Can we prove that the length of any side of a triangle is not more than half of its perimeter?

Can we Prove that ……..


The length of any side of a triangle is not more than half of its perimeter

Key Concepts


Triangle Inequality

Perimeter

Geometry

Check the Answer


Answer: Yes we can definitely prove that by Triangle Inequality

Mathematical Circles – Chapter 6 – Inequalities Problem 3

Mathematical Circles by Dmitri Fomin , Sergey Genkin , Llia Itenberg

Try with Hints


We can start this sum by using this picture below

The length of the three sides of this triangle are a,b and c. So if we apply triangle inequality which implies that the length of one side of a triangle is less than the sum of the lengths of the two sides of that triangle. In reference to the theorem

b + c > a

Proof based on triangle

So can you try to do the rest of the sum ????????

According to the question we have to find the perimeter at first

Perimeter is the sum of the length of all sides of the triangle = a + b + c

And the length of each side is a or b or c.

We have to prove : a + b + c > length of any one side

This can be one of the most important hint for this problem.
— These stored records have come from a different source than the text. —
class FasterVoxelPoseNet(nn.Module):
    def __init__(self, cfg, _lib=None):
        super().__init__()
        self.cfg = cfg
        self.max_people = cfg.CAPTURE_SPEC.MAX_PEOPLE
        self.num_joints = cfg.DATASET.NUM_JOINTS
        self.device = torch.device(cfg.DEVICE)
        self.engine = HotPath(cfg, _lib=_lib)
        self.pose_net = HumanDetectionNet(cfg, _engine=self.engine)
        self.joint_net = JointLocalizationNet(cfg, _engine=self.engine)
        self.lambda_loss_2d = cfg.TRAIN.LAMBDA_LOSS_2D
        self.lambda_loss_1d = cfg.TRAIN.LAMBDA_LOSS_1D
        self.lambda_loss_bbox = cfg.TRAIN.LAMBDA_LOSS_BBOX
        self.lambda_loss_fused = cfg.TRAIN.LAMBDA_LOSS_FUSED
        self.evidence = False
        self.last_evidence = None
        self.tracker = None
        self.last_tracks = None
        self.smoother = None
        self.last_smooth = None
        self.overlay = None
        self.last_overlay_views = None
        self.crops = None
        self.last_crops = None
        self.visibility = None
        self.last_visibility = None
        self.eval()

    def joint_evidence(self, fused_poses, input_heatmaps, meta, cameras, resize_transform):
        return self.engine.joint_evidence(fused_poses, input_heatmaps, meta, cameras, resize_transform)

    def forward(self, backbone=None, views=None, meta=None, targets=None, input_heatmaps=None, cameras=None,
                resize_transform=None):
        if self.training:
            raise NotImplementedError("only the inference branch of FasterVoxelPoseNet.forward is implemented "
                                      "(call model.eval()); training losses are outside the hot path")
        if self.smoother is not None and self.tracker is None:
            raise capi.FvpError("model.smoother filters the tracks of model.tracker: set model.tracker (a PoseTracker) too")
        if self.visibility is not None and not self.evidence:
            raise capi.FvpError("model.visibility judges the pixels of model.last_evidence: set model.evidence = True too")
        canvas = None
        if self.overlay is not None:
            if not self.evidence:
                raise capi.FvpError("model.overlay draws the pixels of model.last_evidence: set model.evidence = True too")
            if not (isinstance(views, Nv12Frames) and self.overlay.nv12) \
                    and (not torch.is_tensor(views) or views.dtype != torch.uint8):
                raise capi.FvpError("model.overlay draws into the camera frames: pass them as views, uint8 [B,V,Hs,Ws,3] "
                                    "(NV12 surfaces, float images and input_heatmaps alone leave nothing to draw on; "
                                    "PoseOverlay(..., nv12=True) draws into Nv12Frames views, in the surface itself)")
            canvas = views
        source = None
        if self.crops is not None:
            if not self.evidence:
                raise capi.FvpError("model.crops cuts around the pixels of model.last_evidence: set model.evidence = True too")
            if not isinstance(views, Nv12Frames) and (not torch.is_tensor(views) or views.dtype != torch.uint8):
                raise capi.FvpError("model.crops cuts the patches out of the camera frames: pass them as views, uint8 "
                                    "[B,V,Hs,Ws,3] or Nv12Frames (float images and input_heatmaps alone leave nothing to "
                                    "cut from)")
            source = views
        if views is not None:
            nv12 = isinstance(views, Nv12Frames)
            frames = not nv12 and views.dtype == torch.uint8
            if nv12:
                if len(views.lead) != 2:
                    raise capi.FvpError(f"NV12 views must have leading dimensions [B,V], got {views.lead}")
                if resize_transform is None:
                    raise capi.FvpError("NV12 views need resize_transform (camera -> network pixels) to be resized")
                B, V = views.lead
                if hasattr(backbone, "_run"):
                    nchw, cl = backbone._run(views, True, True, resize_transform=resize_transform)
                    input_heatmaps = nchw.view(B, V, *nchw.shape[1:])
                    if cl.shape[-1] == self.engine.JP:
                        self.engine.adopt_staging(input_heatmaps, cl)
                else:
                    views = ingest_nv12(views, resize_transform, self.cfg.DATASET.IMAGE_SIZE, _lib=self.engine.lib)
                    input_heatmaps = torch.stack([backbone(views[:, c]) for c in range(V)], dim=1)
            elif frames:
                if views.dim() != 5 or views.shape[-1] != 3:
                    raise capi.FvpError(f"uint8 views must be camera frames [B,V,Hs,Ws,3] (HWC), got {tuple(views.shape)}")
                if resize_transform is None:
                    raise capi.FvpError("uint8 views need resize_transform (camera -> network pixels) to be resized")
            if nv12:
                pass
            elif frames and hasattr(backbone, "_run"):
                B, V = views.shape[:2]
                nchw, cl = backbone._run(views.flatten(0, 1), True, True, resize_transform=resize_transform)
                input_heatmaps = nchw.view(B, V, *nchw.shape[1:])
                if cl.shape[-1] == self.engine.JP:
                    self.engine.adopt_staging(input_heatmaps, cl)
            elif frames:
                views = ingest_frames(views, resize_transform, self.cfg.DATASET.IMAGE_SIZE, _lib=self.engine.lib)
                input_heatmaps = torch.stack([backbone(views[:, c]) for c in range(views.shape[1])], dim=1)
            elif hasattr(backbone, "_run"):
                B, V = views.shape[:2]
                nchw, cl = backbone._run(views.flatten(0, 1), True, True)
                input_heatmaps = nchw.view(B, V, *nchw.shape[1:])
                if cl.shape[-1] == self.engine.JP:
                    self.engine.adopt_staging(input_heatmaps, cl)
            else:
                num_views = views.shape[1]
                input_heatmaps = torch.stack([backbone(views[:, c]) for c in range(num_views)], dim=1)
        _, _, proposal_centers, _ = self.pose_net(input_heatmaps, meta, cameras, resize_transform)
        mask = self.engine.last["valid"]
        fused_poses, plane_poses = self.joint_net.forward5(meta, input_heatmaps, proposal_centers, mask, cameras,
                                                           resize_transform, _reuse_staging=True)
        if self.evidence:
            self.last_evidence = self.engine.joint_evidence(fused_poses, input_heatmaps, meta, cameras, resize_transform,
                                                            reuse_staging=True)
        conf = self.last_evidence[1] if self.evidence else None
        if self.visibility is not None:
            vis = self.visibility
            ws, hs = self.cfg.DATASET.ORI_IMAGE_SIZE
            fs = self.engine.frame_sets(meta, cameras, input_heatmaps.shape[1])
            self.last_visibility = vis(fused_poses, self.engine.geo.cams, fs, views=self.last_evidence[0],
                                       frame_size=vis.frame_size or (hs, ws))
            if vis.feeds_conf:
                conf = self.last_visibility[1]
        if self.tracker is not None:
            if len(self.engine.geo.seq_ids) > self.tracker.nseq:
                raise capi.FvpError(f"the engine has seen {len(self.engine.geo.seq_ids)} sequences, model.tracker was "
                                    f"built for nseq = {self.tracker.nseq}")
            fs = self.engine.frame_sets(meta, cameras, input_heatmaps.shape[1])
            self.last_tracks = self.tracker.update(fused_poses, sequences=fs)
            if self.smoother is not None:
                if self.smoother.nseq < self.tracker.nseq:
                    raise capi.FvpError(f"model.smoother was built for nseq = {self.smoother.nseq}, model.tracker for "
                                        f"{self.tracker.nseq}")
                self.last_smooth = self.smoother.update(fused_poses, self.last_tracks[0], self.last_tracks[1],
                                                        joint_conf=conf, sequences=fs)
        if canvas is not None or source is not None:
            px, self.last_overlay_views = self.last_evidence[0], None
            if self.smoother is not None:
                px = self.engine.joint_evidence(self.last_smooth[0], input_heatmaps, meta, cameras, resize_transform,
                                                reuse_staging=True)[0]
                self.last_overlay_views = px
            ids = self.last_tracks[0] if self.tracker is not None else None
            if source is not None:
                self.last_crops = self.crops(source, px, ids=ids, joint_conf=conf)
            if canvas is not None:
                self.overlay.draw(canvas, px, ids=ids, joint_conf=conf)
        self.engine.invalidate_staging()
        return fused_poses, plane_poses, proposal_centers, input_heatmaps, None
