template <bool SCALE>
__device__ __forceinline__ float4 pair_rows_sum(const int32_t* __restrict__ idx, int beg, int end, const float* __restrict__ rows, int D,
                                                const float* __restrict__ nnorm, int lane, bool active) {
  float4 acc = zero4();
  const int f = lane << 2;
  for (int b0 = beg; b0 < end; b0 += 64) {
    const int cnt = min(64, end - b0);
    int r_l = 0;
    float s_l = 0.f;
    if (lane < cnt) {
      r_l = idx[b0 + lane];
      if (SCALE) { const float nn = nnorm[r_l]; s_l = nn * nn; }
    }
    if (active) {
      auto row = [&](int i) { return ld4(rows + (size_t)__builtin_amdgcn_readlane(r_l, i) * D + f); };
      auto add = [&](int i, const float4 x) {
        if (SCALE) acc = fma4(__builtin_bit_cast(float, __builtin_amdgcn_readlane(__builtin_bit_cast(int, s_l), i)), x, acc);
        else acc = add4(acc, x);
      };
      int e = 0;
      for (; e + 8 <= cnt; e += 8) {
        float4 x[8];
#pragma unroll
        for (int u = 0; u < 8; ++u) x[u] = row(e + u);
#pragma unroll
        for (int u = 0; u < 8; ++u) add(e + u, x[u]);
      }
      for (; e + 2 <= cnt; e += 2) {
// ... 503 lines not shown
  hipStream_t st = (hipStream_t)stream;
  float* partial = (float*)workspace;
  rc = run_agg(MODE_FWD, g->by_dst, members_of(g), h, d_in, h_ids, weight, n_rel_rows, g->nnorm, d_in, d_out, num_bases, out, partial, st);
  if (rc) return rc;
  const DropSpec ds = drop_spec(drop);
  return gemm_add_bias_act(K_GEMM_LOOP_FWD, g->n_nodes, d_out, d_in, h, d_in, h_ids, loop_w, d_out, 0, out, d_out, g->in_deg, bias, act, out, d_out, st, &ds);
}

struct BwdWs {
  float* dz;
  float* dzm;
  float* part_dx;
  float* part_dw;
  LoopWs loop;
  size_t total;
};
static BwdWs carve_bwd(const TempGraph* g, int d_in, int d_out, int num_bases, char* base) {
  BwdWs w;
  Carver c(base);
  w.dz = (float*)c.take((size_t)g->n_nodes * d_out * sizeof(float));
  w.dzm = (float*)c.take((size_t)g->n_nodes * d_out * sizeof(float));
  w.part_dx = (float*)c.take(partial_bytes(g->by_src.n_partial, d_in));
  w.part_dw = (float*)c.take(partial_bytes(g->by_rel.n_partial, weight_row(d_in, d_out, num_bases)));
  w.loop = carve_loop(c, g->n_nodes, g->n_nodes, d_in, d_out);
  w.total = c.total();
  return w;
}

size_t temp_rgcn_bwd_workspace(const TempGraph* g, int d_in, int d_out, int num_bases, int n_rel_rows) {
  (void)n_rel_rows;
  if (!g || num_bases <= 0 || d_in <= 0 || d_out <= 0) return 0;
  return carve_bwd(g, d_in, d_out, num_bases, nullptr).total;
}

int temp_rgcn_bwd(const TempGraph* g, const float* h, const float* out, const float* d_out_grad, int d_in, int d_out, int num_bases,
                  int n_rel_rows, const float* weight, const float* loop_w, int has_bias, int act, float* d_h, float* d_weight,
                  float* d_loop_w, float* d_bias, void* workspace, size_t workspace_bytes, const TempDropout* drop, void* stream) {
  if (!g || !h || !d_out_grad || !weight || !loop_w || !d_h || !d_weight || !d_loop_w) return TEMP_E_BADARG;
  int rc = layer_shape(d_in, d_out, num_bases, n_rel_rows);
  if (rc) return rc;
  if (grad_args(act, out, has_bias, d_bias)) return TEMP_E_BADARG;
  if (!view_ok(g->by_src) || !rel_view_ok(g, n_rel_rows) || (g->n_nodes > 0 && (!g->nnorm || !g->out_deg))) return TEMP_E_BADARG;
  if (!workspace || workspace_bytes < temp_rgcn_bwd_workspace(g, d_in, d_out, num_bases, n_rel_rows)) return TEMP_E_WORKSPACE;
  hipStream_t st = (hipStream_t)stream;
  if (g->n_nodes == 0) return zero_grads(d_in, d_out, n_rel_rows, weight_row(d_in, d_out, num_bases), has_bias, d_weight, d_loop_w, d_bias, st);
  BwdWs w = carve_bwd(g, d_in, d_out, num_bases, (char*)workspace);
  const float *dz, *dzm;
  rc = grad_dz(act, (size_t)g->n_nodes * d_out, out, d_out_grad, w.dz, st, &dz);
  if (rc) return rc;
  SideScope side(st);
  SideStream* ss = side.ss;
  const DropSpec ds = drop_spec(drop);
  const bool tail_beside = ss && !(ds.p > 0.f) && !(option(TEMP_OPT_DEBUG) & 0x20000);
  if (ss) {
    rc = dw_forked(side, g->by_rel, members_of(g), h, nullptr, dz, g->nnorm, d_in, d_out, num_bases, n_rel_rows, d_weight, w.part_dw,
                   [&](hipStream_t s2) {
                     if (!tail_beside) return (int)TEMP_OK;
                     return loop_grads(w.loop, g->n_nodes, d_in, d_out, h, dz, g->n_nodes, dz, has_bias, d_loop_w, d_bias, s2);
                   });
    if (rc) return rc;
  }
  rc = run_agg(MODE_DX, g->by_src, members_of(g), dz, d_out, nullptr, weight, n_rel_rows, g->nnorm, d_in, d_out, num_bases, d_h, w.part_dx, st);
  if (rc) return rc;
  rc = grad_dzm(ds, g->n_nodes, d_out, dz, w.dzm, st, &dzm);
  if (rc) return rc;
  rc = gemm_add_bias_act(K_GEMM_LOOP_DX, g->n_nodes, d_in, d_out, dzm, d_out, nullptr, loop_w, d_out, 1, d_h, d_in, g->out_deg, nullptr, TEMP_ACT_NONE,
                         d_h, d_in, st);
  if (rc) return rc;
  if (!ss) {
    rc = run_dw(g->by_rel, members_of(g), h, nullptr, dz, g->nnorm, d_in, d_out, num_bases, n_rel_rows, d_weight, w.part_dw, st);
    if (rc) return rc;
  }
  rc = tail_beside ? (int)TEMP_OK : loop_grads(w.loop, g->n_nodes, d_in, d_out, h, dzm, g->n_nodes, dz, has_bias, d_loop_w, d_bias, st);
  return rc ? rc : side.join();
}
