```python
class RQSplineCoupling_(Coupling_):

    def __init__(self, nets, *, mask, xlim=(0, 1), ylim=(0, 1), knots_x=None, knots_y=None,
                 extrap={}, **kwargs):
        super().__init__(nets, mask=mask, **kwargs)
        self.xlim, self.xwidth = xlim, xlim[1] - xlim[0]
        self.ylim, self.ywidth = ylim, ylim[1] - ylim[0]
        self.knots_x = knots_x
# ... 14 lines not shown
        if _needs_grad(x_active, x_frozen, net):
            return None
        if (self.propagate_density or self.channels_axis != 1 or self.knots_x is not None
                or self.knots_y is not None or not hasattr(net, 'hidden_and_last')
                or x_active.dtype not in (torch.float32, torch.float16)):
            return None
        a = self._pair_parity(parity)
        n_out = net.conv_kwargs['out_channels']
        if a is None or (n_out + 2) % 3:
            return None
        opts = _hip.make_rqs_opts((n_out + 2) // 3, self.xlim, self.ylim, self.extrap, _hip.LAYOUT_PAIR)
        small = self._small_lattice_atom(0, inverse, x_active, x_frozen, parity, net, log0, opts)
        if small is not None:
            return small
        if (hasattr(net, '_wide_plan') and x_active.dtype == torch.float32 and x_active.dim() == 5
                and net._wide_plan(self.preprocess_fz(x_frozen[:1])) is not None):
            return None
        any_kernel = bool(_hip.load().nf_conv_rqs_supported(n_out, (n_out + 2) // 3))
        if not any_kernel and not hasattr(net, '_fuse_plan'):
            return None
        B = x_active.shape[0]
        v = x_active.reshape(B, -1)
        l0 = _hip._log0_tensor(log0, v, B)
        hidden = max(net.conv_kwargs['hidden_sizes'] or [1])
        v = v.contiguous()
        val = torch.empty_like(v)
        lj = torch.empty(B, dtype=torch.float32 if v.dtype == torch.float16 else v.dtype, device=v.device)
        for b0, b1 in self._hidden_slabs(v, hidden):
            xf = x_frozen[b0:b1]
            xin = self.preprocess_fz(xf.float() if xf.dtype == torch.float16 else xf)
            planned = net._fuse_plan(xin) if hasattr(net, '_fuse_plan') else None
            if planned is not None and not any_kernel and not planned[4]:
                return None
            got = net.hidden_and_last(xin, planned=planned) if planned is not None else net.hidden_and_last(xin)
            if got is None:
                return None
            h, last, unit, split = got
            _hip.conv_rqs(h, last.weight, last.bias, v[b0:b1], None if l0 is None else l0[b0:b1], a,
                          opts, inverse, unit_input=unit, lattice=tuple(x_frozen.shape[1:]) if split else None,
                          out=(val[b0:b1], lj[b0:b1]))
        return val.reshape(x_active.shape), lj

    def make_spline(self, out):
        return RQSpline(out, xlim=self.xlim, ylim=self.ylim, knots_x=self.knots_x, knots_y=self.knots_y,
                        extrap=self.extrap, knots_axis=self.channels_axis)

    def _hack(self, *, x_active, x_frozen, parity, net):
        with torch.no_grad():
            out = net(self.preprocess_fz(x_frozen))
            spline = self.make_spline(out)
            act = self._activity(parity, x_active.shape[1:], x_active.device)
            fx, logg = spline._map(x_active, False, True, True, activity=act, log=True)
        return spline, fx, logg

    def _density_atom(self, inverse, x_active, x_frozen, parity, net, log0):
        self._no_grad_only(x_active, x_frozen, net)
        act = self._activity(parity, x_active.shape[1:], x_active.device)

        def one_slab(xa, xf):
            spline = self.make_spline(net(self.preprocess_fz(xf)))
            return spline._map(xa, inverse, True, True, activity=act, log=True)
        val, logg = self._density_slabs(x_active, x_frozen, net, 46, one_slab)
        return val, log0 + logg

    def _train_fused_atom(self, inverse, x_active, x_frozen, parity, net, log0):
        if not _needs_grad(x_active, x_frozen, net):
            return None
# ... 117 lines not shown
```

normflow__amd/nn/scalar/modules.py:

```python
import copy
import math

import torch

from .convNd import Conv4d
from ... import _hip

LN2 = math.log(2.0)


class Abs(torch.nn.Module):
    def forward(self, x):
        return torch.abs(x)


class AvgNeighborPool(torch.nn.Module):

    def forward(self, x):
        dims = range(1, x.ndim)
        return sum(torch.roll(x, s, d) for d in dims for s in (1, -1)) / (2 * len(dims))


ACTIVATIONS = torch.nn.ModuleDict({
    'tanh': torch.nn.Tanh(), 'relu': torch.nn.ReLU(), 'leaky_relu': torch.nn.LeakyReLU(),
# ... 126 lines not shown
        plan = self._plan()
        if plan is None or plan[-1][1] != 0:
            return None
        wbs = [self._wb(conv) for conv, _ in plan]
        got = self._fuse_plan_for(x, plan, wbs, last_kind)
        hidden = [w.shape[0] for w, _ in wbs[:-1]]
        if ((got is None or not got[4]) and len(plan) > 2 and x.dim() == 6 and hidden and all(h == hidden[0] for h in hidden)
                and 1 <= hidden[0] < 8 and all(w.dim() == 6 and tuple(w.shape[2:]) == (3, 3, 3, 3) for w, _ in wbs)
                and wbs[0][0].shape[1] == 1 and wbs[0][0].dtype == torch.float32):
            n = len(plan)
            wb8 = [self._pad8(plan[i][0], w, b, pad_out=i < n - 1, pad_in=i > 0) for i, (w, b) in enumerate(wbs)]
            got8 = self._fuse_plan_for(x, plan, wb8, last_kind)
            if got8 is not None and got8[4]:
                return got8
        return got

    def _fuse_plan_for(self, x, plan, wbs, last_kind):
        import types
        plan = [(types.SimpleNamespace(weight=w, bias=b), act) for (w, b), (_, act) in zip(wbs, plan)]
        if plan[0][0].weight.dtype == torch.float32 and x.dtype == torch.float16:
            x = x.float()
        if not _hip.conv_supported(x, plan[0][0].weight):
            return None
        unit = len(plan) > 1 and plan[-2][1] in (_hip.ACT_CODES['tanh'], _hip.ACT_CODES['expit'])
        if last_kind == 'affine':
            lw = plan[-1][0].weight
            split = (unit and len(plan) > 2 and x.dtype == torch.float32 and lw.dim() == 6 and tuple(lw.shape) == (2, 8, 3, 3, 3, 3)
                     and _hip._weights_fit_fp16(lw))
        else:
            split = unit and len(plan) > 2 and self._wants_split16(x, plan)
        chain = split and self._split16_chain(x, plan)
        return plan, x, unit, split, chain

    def hidden_and_last(self, x, last_kind='rqs', planned=None):
        got = planned if planned is not None else self._fuse_plan(x, last_kind)
        if got is None:
            return None
        plan, x, unit, split, chain = got
        if last_kind == 'affine' and not chain:
            return None
        lat = tuple(x.shape[2:])
        for n, (conv, act) in enumerate(plan[:-1]):
            last_hidden = n == len(plan) - 2
            if chain and n > 0:
                x = _hip.conv_layer_split16(x, conv.weight, conv.bias, act, lat)
            else:
                x = _hip.conv_layer(x, conv.weight, conv.bias, act,
                                    compact=2 if ((chain and n == 0) or (split and last_hidden)) else False)
        return x, plan[-1][0], unit, split

    def small3d_plan(self):
        cd = self.conv_kwargs['conv_dim']
        if self.conv_kwargs.get('pre_act') is not None or cd not in (2, 3):
            return None
        plan = self._plan()
        ok_act = (_hip.ACT_CODES['tanh'], _hip.ACT_CODES['expit'])
        if plan is None or len(plan) != 3 or plan[0][1] not in ok_act or plan[1][1] not in ok_act or plan[2][1] != 0:
            return None
        wbs = [self._wb(conv) for conv, _ in plan]
        (w1, b1), (w2, b2), (w3, b3) = wbs
        h = w1.shape[0]
        if (w1.dtype != torch.float32 or not w1.is_cuda or any(tuple(w.shape[2:]) != (3,) * cd for w, _ in wbs) or w1.shape[1] != 1
                or not 1 <= h <= 8 or tuple(w2.shape[:2]) != (h, h) or w3.shape[1] != h or w3.shape[0] > 46):
            return None
        if not all(_hip._weights_fit_fp16(w) for w, _ in wbs):
            return None
        ver = _param_key(*wbs)
        hit = self.__dict__.get('_small3d')
        if hit is None or hit[0] != ver:
            with torch.no_grad():
                def pad(w, no, ni):
                    w = w.detach().float()
                    if cd == 2:
                        w3 = w.new_zeros(tuple(w.shape[:2]) + (3, 3, 3))
                        w3[:, :, 1] = w
                        w = w3
                    return torch.nn.functional.pad(w, (0, 0, 0, 0, 0, 0, 0, ni - w.shape[1], 0, no - w.shape[0]))
                padb = lambda b, no: None if b is None else torch.nn.functional.pad(b.detach().float(), (0, no - b.shape[0]))
                packed = _hip.pack_small3d_weights(pad(w1, 8, 1), pad(w2, 8, 8), pad(w3, w3.shape[0], 8))
                biases = (padb(b1, 8), padb(b2, 8), padb(b3, w3.shape[0]))
            hit = (ver, packed, biases, (plan[0][1], plan[1][1]), int(w3.shape[0]))
# ... 198 lines not shown
```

Try to do the rest of the sum …………………………..

Here is the rest of the sum :

As stated above if we use triangle inequality :

b + c > a

Lets add a to both the sides

a + b + c > a + a

a + b + c > 2 a

The left hand side of the above inequality is the perimeter of this triangle.

perimeter > 2 a

So , \(\frac {perimeter}{2} > a \)

\(\frac {perimeter}{2} \) = semi perimeter

Hence this is proved that the length of one side of a triangle is less than half of its perimeter.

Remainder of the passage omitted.